Step 1: Understanding the Concept:
In Simple Harmonic Motion (S.H.M.), a particle oscillates about a mean position. The displacement is a sinusoidal function of time.
The distance traveled in a given time interval is the absolute change in position, provided the particle does not reverse its direction within that interval.
Step 2: Key Formula or Approach:
The equation for displacement \( x(t) \) of a particle starting from the mean position at \( t=0 \) is:
\[ x(t) = A \sin(\omega t) \]
where \( A \) is the amplitude and \( \omega \) is the angular frequency.
Angular frequency is related to the time period \( T \) by:
\[ \omega = \frac{2\pi}{T} \]
Step 3: Detailed Explanation:
Given the time period \( T = 8 \) seconds.
Calculate the angular frequency \( \omega \):
\[ \omega = \frac{2\pi}{8} = \frac{\pi}{4}\text{ rad/s} \]
The displacement equation becomes:
\[ x(t) = A \sin\left(\frac{\pi}{4} t\right) \]
We need to find the distance traveled in the 1st second (from \( t=0 \) to \( t=1 \)) and the 2nd second (from \( t=1 \) to \( t=2 \)).
Note that the particle reaches its extreme position at \( t = T/4 = 8/4 = 2 \) seconds. Thus, it moves in one direction without turning back during the first 2 seconds.

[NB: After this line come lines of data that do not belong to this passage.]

__global__ void mpc_policy_eval_kernel(int b0, int B, int nmax, MpcSolutionDev sol, const int32_t* __restrict__ n_events, const double* __restrict__ event_times, const int32_t* __restrict__ modes,
                                       const double* __restrict__ tq, double* __restrict__ x_des, double* __restrict__ u_des, int32_t* __restrict__ mode_out) {
  const int warp = threadIdx.x >> 5, lane = threadIdx.x & 31; const int b = b0 + blockIdx.x * (blockDim.x >> 5) + warp; if (b >= B) return;
  const int n = sol.n_nodes[b]; const double* gt = sol.t + (size_t)b * nmax; const double t = tq[b];
  int idx; double a; time_segment(gt, n, t, idx, a); const int i2 = (idx + 1 < n) ? idx + 1 : idx;
  const double* gx = sol.x + (size_t)b * nmax * NX; const double* gu = sol.u + (size_t)b * nmax * NU;
  if (lane < NX) { x_des[(size_t)b * NX + lane] = a * gx[(size_t)idx * NX + lane] + (1.0 - a) * gx[(size_t)i2 * NX + lane]; u_des[(size_t)b * NU + lane] = a * gu[(size_t)idx * NU + lane] + (1.0 - a) * gu[(size_t)i2 * NU + lane]; }
  if (lane == 0) mode_out[b] = mode_at_time(event_times + (size_t)b * EMAX, modes + (size_t)b * (EMAX + 1), clamp_events(n_events[b]), t);
}

bool mpc_alloc(MpcBuffers& m, int B, int nmax, std::string& err, std::vector<void*>& allocs, cudaStream_t stream) {
  m.B = B; m.nmax = nmax; m.cur = 0;
  if (SETUP_WARPS * ((setup_smem_per_warp(nmax) + 15) & ~(size_t)15) > 200 * 1024) { err = "max_nodes too large for the grid staging of the setup kernel (limit ~1000 nodes)"; return false; }
  auto A = [&](auto** p, size_t count) { void* q = nullptr; const size_t bytes = count * sizeof(**p); cudaError_t e = cudaMalloc(&q, bytes); if (e != cudaSuccess) { err = std::string("cudaMalloc (MPC buffers) failed: ") + cudaGetErrorString(e); return false; } cudaMemsetAsync(q, 0, bytes, stream); allocs.push_back(q); *p = static_cast<std::remove_reference_t<decltype(**p)>*>(q); return true; };
  const size_t Bn = (size_t)B * nmax;
  bool ok = A(&m.t0, B) && A(&m.x0, (size_t)B * NX) && A(&m.n_events, B) && A(&m.event_times, (size_t)B * EMAX) && A(&m.modes, (size_t)B * (EMAX + 1)) && A(&m.n_target, B) && A(&m.target_times, (size_t)B * KMAX) && A(&m.target_states, (size_t)B * KMAX * TARGET_DIM);
  for (int s = 0; s < 2 && ok; ++s) ok = A(&m.sol[s].n_nodes, B) && A(&m.sol[s].t, Bn) && A(&m.sol[s].event, Bn) && A(&m.sol[s].x, Bn * NX) && A(&m.sol[s].u, Bn * NU);
  ok = ok && A(&m.stage, Bn * STAGE_DBL) && A(&m.gains, Bn * GAIN_DBL) && A(&m.dx, Bn * NX) && A(&m.du, Bn * NU) && A(&m.node_rec, Bn * ne::NODE_REC_DBL) && A(&m.ddp_trial, (size_t)B * RO_MAXTRIALS * 2) && A(&m.robot, (size_t)B * ROBOT_DBL) && A(&m.status, B) && A(&m.step_info, (size_t)B * 4);
  return ok;
}

int mpc_configure_device() {
  cudaError_t e = cudaFuncSetAttribute(mpc_setup_kernel, cudaFuncAttributeMaxDynamicSharedMemorySize, 200 * 1024);
  if (e == cudaSuccess) e = cudaFuncSetAttribute(mpc_flow_kernel, cudaFuncAttributeMaxDynamicSharedMemorySize, FL_SMEM);
  if (e == cudaSuccess) e = cudaFuncSetAttribute(mpc_linesearch_kernel, cudaFuncAttributeMaxDynamicSharedMemorySize, LS_SMEM);
  if (e == cudaSuccess) e = cudaFuncSetAttribute(mpc_rollout_trials_kernel, cudaFuncAttributeMaxDynamicSharedMemorySize, RO_RPC_MAX * GAIN_DBL * 8);
  if (e == cudaSuccess) e = cudaFuncSetAttribute(mpc_lq_kernel<false>, cudaFuncAttributeMaxDynamicSharedMemorySize, (int)(sizeof(LqSmem) * LQ_WARPS));
  if (e == cudaSuccess) e = cudaFuncSetAttribute(mpc_lq_kernel<true>, cudaFuncAttributeMaxDynamicSharedMemorySize, (int)(sizeof(LqSmem) * LQ_WARPS));
  if (e == cudaSuccess) e = cudaFuncSetAttribute(mpc_riccati_kernel, cudaFuncAttributeMaxDynamicSharedMemorySize, (int)sizeof(RicSmem));
  return (int)e;
}

int mpc_solve_launch(const DevModel* mdl, const DevModel& hm, MpcBuffers& m, const MpcProblemDev& p, int b0, int b1, cudaStream_t stream, cudaEvent_t* ev) {
  const int nb = b1 - b0, nmax = m.nmax; if (nb <= 0) return 0;
  MpcSolutionDev prev = m.sol[m.cur], next = m.sol[1 - m.cur];
  if (ev) cudaEventRecord(ev[0], stream);
  mpc_setup_kernel<<<(nb + SETUP_WARPS - 1) / SETUP_WARPS, 32 * SETUP_WARPS, SETUP_WARPS * ((setup_smem_per_warp(nmax) + 15) & ~(size_t)15), stream>>>(mdl, b0, b1, nmax, p, prev, next, m.status);
  if (ev) cudaEventRecord(ev[1], stream);
  const long long nodes = (long long)nb * nmax; const int iters = hm.sqp_iterations < 1 ? 1 : hm.sqp_iterations; int launched = 1;
  const bool ddp = hm.solver == 2; int n_trials = 0, tr_pitch = 1;
  if (ddp) { for (double a = hm.ddp_max_step; a >= hm.ddp_min_step && n_trials < RO_MAXTRIALS; a *= hm.ddp_contraction) ++n_trials; while (tr_pitch < n_trials) tr_pitch *= 2; }
  const int ro_grid = (nb + RO_THREADS - 1) / RO_THREADS; const int ro_rpc = (RO_THREADS / tr_pitch < RO_RPC_MAX) ? RO_THREADS / tr_pitch : RO_RPC_MAX;
  if (ddp) { mpc_rollout_kernel<<<ro_grid, RO_THREADS, 0, stream>>>(mdl, b0, b1, nmax, p, next, m.stage, m.gains, m.ddp_trial, m.robot, m.status, m.step_info, 0, 1, 1, 0); ++launched; }
  for (int it = 0; it < iters; ++it) {
    mpc_flow_kernel<<<(unsigned)((nodes + 32 * FL_WARPS - 1) / (32 * FL_WARPS)), 32 * FL_WARPS, FL_SMEM, stream>>>(mdl, b0, b1, nmax, p, next, m.node_rec, m.status);
    if (ev && it == iters - 1) cudaEventRecord(ev[7], stream);
    (p.tuning ? mpc_lq_kernel<true> : mpc_lq_kernel<false>)<<<(unsigned)((nodes + LQ_WARPS - 1) / LQ_WARPS), 32 * LQ_WARPS, sizeof(LqSmem) * LQ_WARPS, stream>>>(mdl, b0, b1, nmax, p, next, m.node_rec, m.stage, m.status);
    if (ev && it == iters - 1) cudaEventRecord(ev[2], stream);
    mpc_riccati_kernel<<<nb, RIC_THREADS, sizeof(RicSmem), stream>>>(mdl, b0, b1, nmax, p, next, m.stage, m.gains, m.dx, m.du, m.robot, m.status);
    if (ev && it == iters - 1) cudaEventRecord(ev[3], stream);
    if (ddp) { mpc_rollout_trials_kernel<<<(nb + ro_rpc - 1) / ro_rpc, ro_rpc * tr_pitch, (size_t)ro_rpc * GAIN_DBL * 8, stream>>>(mdl, b0, b1, nmax, p, next, m.stage, m.gains, m.ddp_trial, m.robot, m.status, n_trials, tr_pitch, ro_rpc);
      mpc_rollout_kernel<<<ro_grid, RO_THREADS, 0, stream>>>(mdl, b0, b1, nmax, p, next, m.stage, m.gains, m.ddp_trial, m.robot, m.status, m.step_info, 2, n_trials, tr_pitch, it); ++launched; }
    else mpc_linesearch_kernel<<<nb, 32 * LS_WARPS, LS_SMEM, stream>>>(mdl, b0, b1, nmax, p, next, m.dx, m.du, m.robot, m.status, m.step_info, it);
    launched += 4;
  }
  if (ev) cudaEventRecord(ev[4], stream);
  return launched;
}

Distance traveled in the 1st second (\( d_1 \)):
\[ d_1 = |x(1) - x(0)| = \left| A \sin\left(\frac{\pi}{4} \times 1\right) - A \sin(0) \right| \]
\[ d_1 = A \sin\left(\frac{\pi}{4}\right) = \frac{A}{\sqrt{2}} \]
Distance traveled in the 2nd second (\( d_2 \)):
\[ d_2 = |x(2) - x(1)| = \left| A \sin\left(\frac{\pi}{4} \times 2\right) - A \sin\left(\frac{\pi}{4}\right) \right| \]
\[ d_2 = \left| A \sin\left(\frac{\pi}{2}\right) - \frac{A}{\sqrt{2}} \right| \]
Since \( \sin(\pi/2) = 1 \):
\[ d_2 = A(1) - \frac{A}{\sqrt{2}} = A \left( 1 - \frac{1}{\sqrt{2}} \right) = A \left( \frac{\sqrt{2}-1}{\sqrt{2}} \right) \]
Now, calculate the ratio of the distances \( d_1 : d_2 \):
\[ \frac{d_1}{d_2} = \frac{\frac{A}{\sqrt{2}}}{A \left( \frac{\sqrt{2}-1}{\sqrt{2}} \right)} \]
Cancel \( A \) and \( \frac{1}{\sqrt{2}} \) from numerator and denominator:
\[ \frac{d_1}{d_2} = \frac{1}{\sqrt{2} - 1} \]
Thus, the ratio is \( 1 : (\sqrt{2} - 1) \).
Step 4: Final Answer:
The ratio of the distances travelled is \( 1 : (\sqrt{2} - 1) \).